That’s always struck me as a weak argument. You’re fine if you refuse to recognize marriage, but you can’t write a law about it?
posted by Tom Scharbach on
That’s always struck me as a weak argument. You’re fine if you refuse to recognize marriage, but you can’t write a law about it?
A red herring, Jorge. Of course you can write laws about marriage. At civil law, that’s what marriage is — a set of laws establishing the rights and obligations created by the civil contract.
The question is whether you can write laws excluding a class of people, similarly situated to those you allow to marry, from marriage, without an objective, non-religious, rational basis for doing so.
posted by Jorge on
Okay, let me amend that.
But in making that distinction, Judge Sutton misses the point. What is at issue is not the history of “traditional marriage”, but the history of bans on marriage equality. The bans have a separate history from the history of the development of “traditional marriage”, and the question is whether the bans have a history that is linked, part and parcel, to the history of anti-gay animus.
That’s always struck me as a weak argument. You’re fine if you exclude a class of people, but you can’t write a law about excluding a class of people?
posted by Tom Scharbach on
You’re fine if you exclude a class of people, but you can’t write a law about excluding a class of people?
Jorge, it makes no difference. Exclusion of a class of people from civil marriage, while permitting a class of people who are similarly situated to enter into civil marriage, without a rational basis for permitting the one and excluding the other is what is unconstitutional.
It doesn’t make a difference whether the exclusion is by omission (that is, creating laws governing civil law marriage that permit only a permitted class to enter into civil law marriage) or commission (that is, laws explicitly banning the excluded class from entering into civil law marriage).
The result is the same in each case — one class is permitted to marry, the other not. In each case there is a ban, explicit or implicit.
None of this is germane to the flaw in Judge Sutton’s reasoning.
posted by Jorge on
I cannot agree with you. This country has never had marriage laws that even conceived of gay marriage as a possibility until very late in the last century. You cannot say that those laws are constitutional, and then laws designed to say “By the way, we got it right back then” are unconstitutional. They should be treated the same way.
Although on reflection I think it’s questionable which way they even the old laws should be treated. That’s what I think is the weakness in the 7th Circuit’s reasoning.

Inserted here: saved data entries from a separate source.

@@ -603,32 +598,31 @@
     }
     ICLK(3);
     ICLK(4);
-    det_ticket_wait(a.det_ticket, blockIdx.x);
-    switch (warp) {
-      case 0: imu_flush<0>(a, item, lane, acc); break;
-      case 1: imu_flush<1>(a, item, lane, acc); break;
-      case 2: imu_flush<2>(a, item, lane, acc); break;
-      default: imu_flush<3>(a, item, lane, acc); break;
-    }
-    ICLK(5);
-  }
-  if (!FULL) det_ticket_wait(a.det_ticket, blockIdx.x);
-  if (warp == 0) {
-    cost = warp_sum(cost);
-    if (lane == 0 && cost != 0.0) atomicAdd(a.ne.cost, cost);
-  }
-  det_ticket_done(a.det_ticket, blockIdx.x);
-}
-
-int launch_imu(const ImuLaunch& l, bool full, cudaStream_t s) {
-  if (l.n_items <= 0) return 0;
-  ImuArgs a{l.obs, l.items, l.st, l.ne, l.dims, l.sp, l.rig, l.cmask, l.scal, l.det_ticket};
-  const size_t smem = size_t(kImuCols) * kImuColStride * sizeof(double);
-  static PerDeviceOnce once;
-  if (once.first()) cudaFuncSetAttribute(imu_kernel<true>, cudaFuncAttributeMaxDynamicSharedMemorySize, int(smem));
-  if (full) imu_kernel<true><<<l.n_items, kImuThreads, smem, s>>>(a);
-  else imu_kernel<false><<<l.n_items, kImuThreads, 0, s>>>(a);
-  return 1;
+  }
+  det_ticket_wait(a.det_ticket, ticket0 + 2 * b);
+  for (int h = 0; h < 2; ++h) {
+    if (half == h) {
+      if (FULL) {
+        switch (warp) {
+          case 0: imu_flush<0>(a, item, lane, acc); break;
+          case 1: imu_flush<1>(a, item, lane, acc); break;
+          case 2: imu_flush<2>(a, item, lane, acc); break;
+          default: imu_flush<3>(a, item, lane, acc); break;
+        }
+        ICLK(5);
+      }
+      if (warp == 0) {
+        cost = warp_sum(cost);
+        if (lane == 0 && cost != 0.0) atomicAdd(a.ne.cost, cost);
+      }
+    }
+    if (a.det_ticket) {
+      __threadfence();
+      __syncthreads();
+    }
+  }
+  if (a.det_ticket && threadIdx.x == 0)
+    asm volatile("st.release.gpu.global.s32 [%0], %1;" ::"l"(a.det_ticket), "r"(ticket0 + min(2 * b + 2, n_items)) : "memory");
 }
 
 
@@ -655,8 +649,11 @@
 }
 
 template <bool FULL>
-__global__ void __launch_bounds__(256) small_factors_kernel(const __grid_constant__ SmallArgs a) {
-  __shared__ double red[8];
+__device__ __forceinline__ void small_role(const SmallArgs& a, int* det_ticket, int my_ticket, unsigned char* smem) {
+  double* red = reinterpret_cast<double*>(smem);
+  pdl_wait();
+  pdl_launch_dependents();
+  det_ticket_wait(det_ticket, my_ticket);
   const int tid = threadIdx.x;
   double cost = 0.0;
   const int np = a.dims.np;
@@ -727,33 +724,101 @@
     for (int w = 0; w < 8; ++w) c += red[w];
     if (c != 0.0) atomicAdd(a.ne.cost, c);
   }
-}
-
-__global__ void prior_add_jtj_kernel(PriorPtrs pr, double* A, int np) {
-  const int idx = blockIdx.x * blockDim.x + threadIdx.x;
+  det_ticket_done(det_ticket, my_ticket);
+}
+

posted by Tom Scharbach on
I cannot agree with you.
Well, if you can’t, then don’t.
posted by Jim Michaud on
If it’s any consolation, the 6th’s opinions are the most overturned by SCOTUS than any other circuit. Correct me if I’m wrong, Tom, but is it true that if SCOTUS upholds this ruling (God forbid), it will only affect the 4 states (OH, MI, KY & TN)? All other previous bans struck down in other circuits can’t be “unstruck” (am I right)?
posted by Tom Scharbach on
Correct me if I’m wrong, Tom, but is it true that if SCOTUS upholds this ruling (God forbid), it will only affect the 4 states (OH, MI, KY & TN)? All other previous bans struck down in other circuits can’t be “unstruck” (am I right)?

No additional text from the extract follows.